They really do get way more done than the average artist. Unfortunately there
just aren't enough of them so we do the best we can to help the average ones
be as productive as possible and keep hoping to find more of the amazing ones.

------
rizzom5000
As much as I enjoy the hilarity of psuedoscience and anecdotal evidence - this
oft-repeated plug has become tiring.

Will someone (other than Steve McConnell) who parrots these numbers ad nauseum
please provide some evidence for your claims? Really, the best car is only 20%
better than the average car? In what way? Define the best?

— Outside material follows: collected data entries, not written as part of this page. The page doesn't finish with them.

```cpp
namespace pplhip {

struct LinearTuning {
    int msplit = 256;
    bool no_skinny = false;
    bool force_generic = false;
    int gemv_max_m = 3;
    bool gemv_max_m_set = false;
    int gemv_stream_max_m = -1;
    int gemv_waves = 0;
    int pc_mode = 1;
    int wide = 1;
    int min_m256 = 3584;
    int gm256 = 0, gn256 = 0;
    bool direct_epilogue = false;
    int map = -1;
    bool gm128_set = false;
    int gm128 = 0, gn128 = 0;
    int ablate = 0;
    int stages = 0;
    int splitk = 0;
    int minkt = 0;
    int split_deep = 1;
    int wl = 0;
    int half = -1;
    int half128 = 1;
    int half128_max_m = 128;
    int half128_blocks = 256;
    int half128_unsplit_max_m = 80;
    int w4_sc16 = 1;
    static LinearTuning from_env();
};

struct LinearProblem {
    int wq_bit = 0, group = 0;
    int64_t M = 0;
    int N = 0, K = 0;
    int64_t ldy = 0;
    int epi = EPI_F16;
    size_t ws_bytes = 0;
    bool accept_defer = false;
    uintptr_t x = 0, w = 0, scale = 0, y = 0;
};

enum LinearFamily { LF_GEMV_STREAM, LF_GEMV, LF_W4_PC, LF_W8_WIDE, LF_W8_256, LF_W8_HALF128, LF_RING, LF_GENERIC };
enum LinearReduce { LR_NONE, LR_KERNEL, LR_DEFERRED };
struct MapMode { uint8_t order, ablate, gm, gn; };
constexpr int map_pack(MapMode m) { return (int)(m.order | (unsigned)m.ablate << 8 | (unsigned)m.gm << 16 | (unsigned)m.gn << 24); }
constexpr MapMode map_unpack(int v) { return MapMode{(uint8_t)v, (uint8_t)(v >> 8), (uint8_t)(v >> 16), (uint8_t)(v >> 24)}; }

struct LinearPart {
    int64_t m0 = 0, M = 0;
    LinearFamily family = LF_GENERIC;
    int wq = 0, epi = EPI_F16, stages = 0, wl = 0, bm = 0, maxg = 0, nw = 0, nc = 0;
    unsigned grid_x = 0, grid_y = 1, threads = 0;
    size_t lds = 0;
    int bn = 0;
    int n_tiles = 0, m_tiles = 0, splits = 1, kt_per = 0, kt_depth = 0;
    MapMode map = {0, 0, 0, 0};
    int staged = 0;
    LinearReduce reduce = LR_NONE;
    int nwk_log2 = 0, npw = 0, nb = 0;
};

struct LinearPlan {
    bool ok = false;
    int n_parts = 0;
    LinearPart part[2];
};

bool linear_problem_valid(const LinearProblem& p);
LinearPlan plan_linear(const LinearProblem& p, const LinearTuning& t);
bool plan_gemv_stream(int wq_bit, int64_t M, int N, int K, int epi, LinearPart* part);
bool plan_w4_pc(int64_t M, int N, int epi, LinearPart* part);
bool plan_w8_wide(int64_t M, int N, int epi, int nc, LinearPart* part);

int format_route(const LinearPart& part, char* buf, int cap);
int format_route(const LinearPlan& plan, char* buf, int cap);

int gemv_stream_max_m(int wq_bit, int group, int N, int K, int env_max_m);
int linear_w8_wide_waves(int64_t M, int N);
bool linear_w4_pc_supported(int group, int64_t M, int N, int K, uintptr_t x, uintptr_t w, uintptr_t scale, uintptr_t y, int64_t ldy, int epi);

}
```

Baseline: 24040.
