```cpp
I2VConvParams conv_prep(const Launch& l, const float* x, float* gx, int accumulate);
int conv_run(const Launch& l, int frames, const float* x, float* gx, int accumulate, i2v_stream_t s);
bool fused_fits(const Launch& a, const Launch& b, int frames);
int fused_run(const Launch& a, const Launch& b, int frames, const float* x, int halo, i2v_stream_t s);
int fast_run(const std::vector<Launch>& L, size_t li, int frames, const float* x, i2v_stream_t s);
bool sc_pair_ok(const Launch& a, const Launch& b);
bool sc_fits(const Launch& a, const Launch& b, int frames);
int sc_run(const Launch& a, const Launch& b, int frames, i2v_stream_t s);
extern long long g_overlap_launches;

#pragma GCC visibility pop
}
```

### image-to-video-i2v-attack_amd/csrc/i2v_run.cpp

```cpp
#include "i2v_net.h"
#ifndef I2V_HAVE_SE
#include "i2v_se_host.h"
#endif
#ifndef I2V_HAVE_SCPAIR
#include "i2v_scpair_host.h"
#endif

#include <stdio.h>
#include <stdlib.h>

#include <algorithm>

using namespace eng;

namespace eng {

I2VConvParams conv_prep(const Launch& l, const float* x, float* gx, int accumulate) {
    I2VConvParams p = l.conv;
    if (l.src_is_input) p.src = x;
    if (l.kind == L_IMGGRAD) { p.dst = gx; if (accumulate || l.img_accumulate) { p.add1 = gx; p.add1_nstride = p.dst_nstride; } }
    p.vec_epilogue = (p.blk <= 1 && p.osh == 1 && p.osw == 1 && p.oh0 == 0 && p.ow0 == 0 && p.Hg == p.Ho &&
                      p.Wg == p.Wo && p.Tg == p.To && p.ost == 1 && p.ot0 == 0 &&
                      (p.Ho * p.Wo) % 4 == 0 && p.dst_nstride % 4 == 0 &&
                      (p.add0_stride == 1 || (p.add0_stride == 2 && p.Wo % 4 == 0 && p.add0_W * 2 == p.Wo &&
                                              p.add0_W % 2 == 0 && (p.add0_H * p.add0_W) % 2 == 0)) &&
                      p.add0_nstride % 4 == 0 && p.add1_nstride % 4 == 0 && p.mask_nstride % 4 == 0 &&
                      (((uintptr_t)p.dst | (uintptr_t)p.add0 | (uintptr_t)p.add1 | (uintptr_t)p.mask) & 15) == 0)
                         ? 1 : 0;
    if (!(p.Tg == p.Ts && p.Ts == p.To && p.st == 1 && p.ost == 1 && p.ot0 == 0 && p.blkt == 1)) p.temporal = 1;
    return p;
}

bool fused_fits(const Launch& a, const Launch& b, int frames) {
    for (const Launch* l : {&a, &b}) {
        const I2VConvParams& p = l->conv;
        const int64_t span = ((int64_t)frames * p.Ts / p.Tg - 1) * p.src_nstride * 4 + (int64_t)p.Cs * p.Hs * p.Ws * 4;
        if (span >= (1ll << 31)) return false;
    }
    return true;
}
int fused_run(const Launch& a, const Launch& b, int frames, const float* x, int halo, i2v_stream_t s) {
    I2VConvParams pa = conv_prep(a, x, nullptr, 0), pb = conv_prep(b, x, nullptr, 0);
    for (I2VConvParams* p : {&pa, &pb}) {
        p->N = frames;
        p->src_span_bytes = (int32_t)(((int64_t)frames * p->Ts / p->Tg - 1) * p->src_nstride * 4 + (int64_t)p->Cs * p->Hs * p->Ws * 4);
    }
    CHECK_BE(k_conv_fused(pa, pb, halo, s));
    return 0;
}

static void sc_prep(const Launch& a, const Launch& b, int frames, I2VConvParams* pa, I2VConvParams* pb) {
    *pa = conv_prep(a, nullptr, nullptr, 0); *pb = conv_prep(b, nullptr, nullptr, 0);
    for (I2VConvParams* p : {pa, pb}) {
        p->N = frames;
        p->src_span_bytes = (int32_t)(((int64_t)frames * p->Ts / p->Tg - 1) * p->src_nstride * 4 + (int64_t)p->Cs * p->Hs * p->Ws * 4);
    }
}
bool sc_pair_ok(const Launch& a, const Launch& b) {
    if (a.kind != L_CONV || b.kind != L_CONV || a.src_is_input || b.src_is_input || a.T != b.T) return false;
    I2VConvParams pa, pb;
    sc_prep(a, b, a.T, &pa, &pb);
#ifdef I2V_HAVE_SCPAIR
    return k_conv_scpair_ok(pa, pb) != 0;
#else
    return scpair_host::ok(pa, pb) != 0;
#endif
}
bool sc_fits(const Launch& a, const Launch& b, int frames) { return fused_fits(a, b, frames); }
int sc_run(const Launch& a, const Launch& b, int frames, i2v_stream_t s) {
    I2VConvParams pa, pb;
    sc_prep(a, b, frames, &pa, &pb);
#ifdef I2V_HAVE_SCPAIR
    CHECK_BE(k_conv_scpair(pa, pb, s));
#else
    if (scpair_host::run(pa, pb, s)) return fail("shortcut pair: the two launches do not form a pair");
#endif
    return 0;
}

int fast_run(const std::vector<Launch>& L, size_t li, int frames, const float* x, i2v_stream_t s) {
    const int g = L[li].fb_ok;
    I2VConvParams q[4];
    for (int j = 0; j < g; ++j) { q[j] = conv_prep(L[li + j], x, nullptr, 0); q[j].N = frames; }
    const I2VConvParams* c = g == 3 ? &q[2] : g == 4 ? &q[3] : nullptr;
    const I2VConvParams* d = g == 4 ? &q[2] : nullptr;
    if (i2v_fastblock_rows(q[0], q[1], c, d) <= 0) return 2;
    if (k_fastblock(q[0], q[1], c, d, s)) { fail("k_fastblock: %s", be_error() ? be_error() : "backend error"); return 1; }
    return 0;
}

int conv_run(const Launch& l, int frames, const float* x, float* gx, int accumulate, i2v_stream_t s) {
    I2VConvParams p = conv_prep(l, x, gx, accumulate);
    const int clips = frames / p.Tg;
    const int64_t plane_bytes = (int64_t)p.Cs * p.Hs * p.Ws * 4, stride_bytes = p.src_nstride * 4;
    const int64_t clip_bytes = (int64_t)(p.Ts - 1) * stride_bytes + plane_bytes;
    int64_t per = clip_bytes >= (1ll << 31) ? 0 : 1 + ((1ll << 31) - 1 - clip_bytes) / (stride_bytes * p.Ts);
    if (per < 1) return fail("one clip of a convolution input exceeds 2 GiB");
    if (per < clips && (p.gate || p.gate_out)) {
        per -= per % 32;
        if (per < 1) return fail("a sliced convolution launch cannot keep its gate rows word-aligned");
    }
    for (int c0 = 0; c0 < clips; c0 += (int)per) {
        I2VConvParams q = p;
        const int nc = clips - c0 < per ? clips - c0 : (int)per;
        q.N = nc * p.Tg;
        q.src += (int64_t)c0 * p.Ts * p.src_nstride; q.dst += (int64_t)c0 * p.To * p.dst_nstride;
        if (q.add0) q.add0 += (int64_t)c0 * p.To * p.add0_nstride;
        if (q.add1) q.add1 += (int64_t)c0 * p.To * p.add1_nstride;
        if (q.mask) q.mask += (int64_t)c0 * p.To * p.mask_nstride;
        q.gate_pix0 = p.gate_pix0 + (int32_t)((int64_t)c0 * p.To * p.Ho * p.Wo);
        q.gate_out_pix0 = p.gate_out_pix0 + (int32_t)((int64_t)c0 * p.To * p.Ho * p.Wo);
        q.src_span_bytes = (int32_t)((int64_t)(nc * p.Ts - 1) * stride_bytes + plane_bytes);
        CHECK_BE(k_conv(q, s));
    }
    return 0;
}

}

long long eng::g_overlap_launches = 0;

static TimedLaunch* timing_begin(i2v_ctx* h, int kind, double flops, i2v_stream_t s, TimedLaunch* prev) {
    if (!h->timing) return nullptr;
    TimedLaunch* t;
    {
        std::lock_guard<std::mutex> lock(h->timing_mu);
        if (h->timed_used == h->timed.size()) {
            TimedLaunch fresh{be_event_create(), be_event_create(), 0, 0.0, 0, 0, 0, 0, 0, nullptr, 0.0, 1};
            if (!fresh.start || !fresh.stop) return nullptr;
            h->timed.push_back(fresh);
        }
        t = &h->timed[h->timed_used++];
    }
    t->kind = kind; t->flops = flops; t->Cd = t->K = t->HWg = t->frames = t->pw = 0; t->bytes = 0.0; t->count = 1;
    t->chain_from = prev ? prev->stop : nullptr;
    if (!t->chain_from) be_event_record(t->start, s);
    return t;
}

static double launch_flops(const std::vector<Launch>& L, size_t li, int fb, int fuse, int sc, int frames, int clips) {
    const Launch& l = L[li];
    double flops = 0.0;
    if (sc >= 0) return 2.0 * frames * l.conv.Hg * l.conv.Wg * ((double)l.conv.Cd * l.conv.K + (double)L[sc].conv.Cd * L[sc].conv.K);
    if (fb) { for (int j = 0; j < fb; ++j) { const Launch& m = L[li + j]; flops += m.alg_flops_per_frame > 0 ? m.alg_flops_per_frame * frames : 2.0 * frames * m.conv.Hg * m.conv.Wg * (double)m.conv.Cd * m.conv.K; } }
    else if ((l.kind == L_CONV || l.kind == L_GCONV || l.kind == L_DWCONV) && l.alg_flops_per_frame > 0) flops = l.alg_flops_per_frame * frames;
    else if (l.kind == L_CONV) flops = 2.0 * frames * l.conv.Hg * l.conv.Wg * ((double)l.conv.Cd * l.conv.K + (fuse ? (double)L[li + 1].conv.Cd * L[li + 1].conv.K : 0.0));
    else if (l.kind == L_IMGGRAD) flops = l.alg_flops_per_frame * frames;
    else if (l.kind == L_AGEMM) flops = 2.0 * clips * (double)l.ag.Cc * l.ag.M * l.ag.N;
    else if (l.kind == L_SE_SQUEEZE || l.kind == L_SE_EXCITE || l.kind == L_SE_SCALE) flops = l.alg_flops_per_frame * frames;
    return flops;
}
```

Please, go on,
explain your methodology.

Do the people who continue to spew forth this gibberish actually claim to have
education and credentials of a scientific persuasion? Do they actually
consider themselves professionals in a field that requires logical and
critical thinking skills? Barf!

------
xiaoma
You can see the Lost Interviews on Youku:

<http://v.youku.com/v_show/id_XMzU4OTExMjY0.html>

<http://v.youku.com/v_show/id_XMzU4OTExNjEy.html>

<http://v.youku.com/v_show/id_XMzU4OTExMzk2.html>

<http://v.youku.com/v_show/id_XMzU4OTExMjIw.html>

<http://v.youku.com/v_show/id_XMzU4OTEwOTcy.html>

...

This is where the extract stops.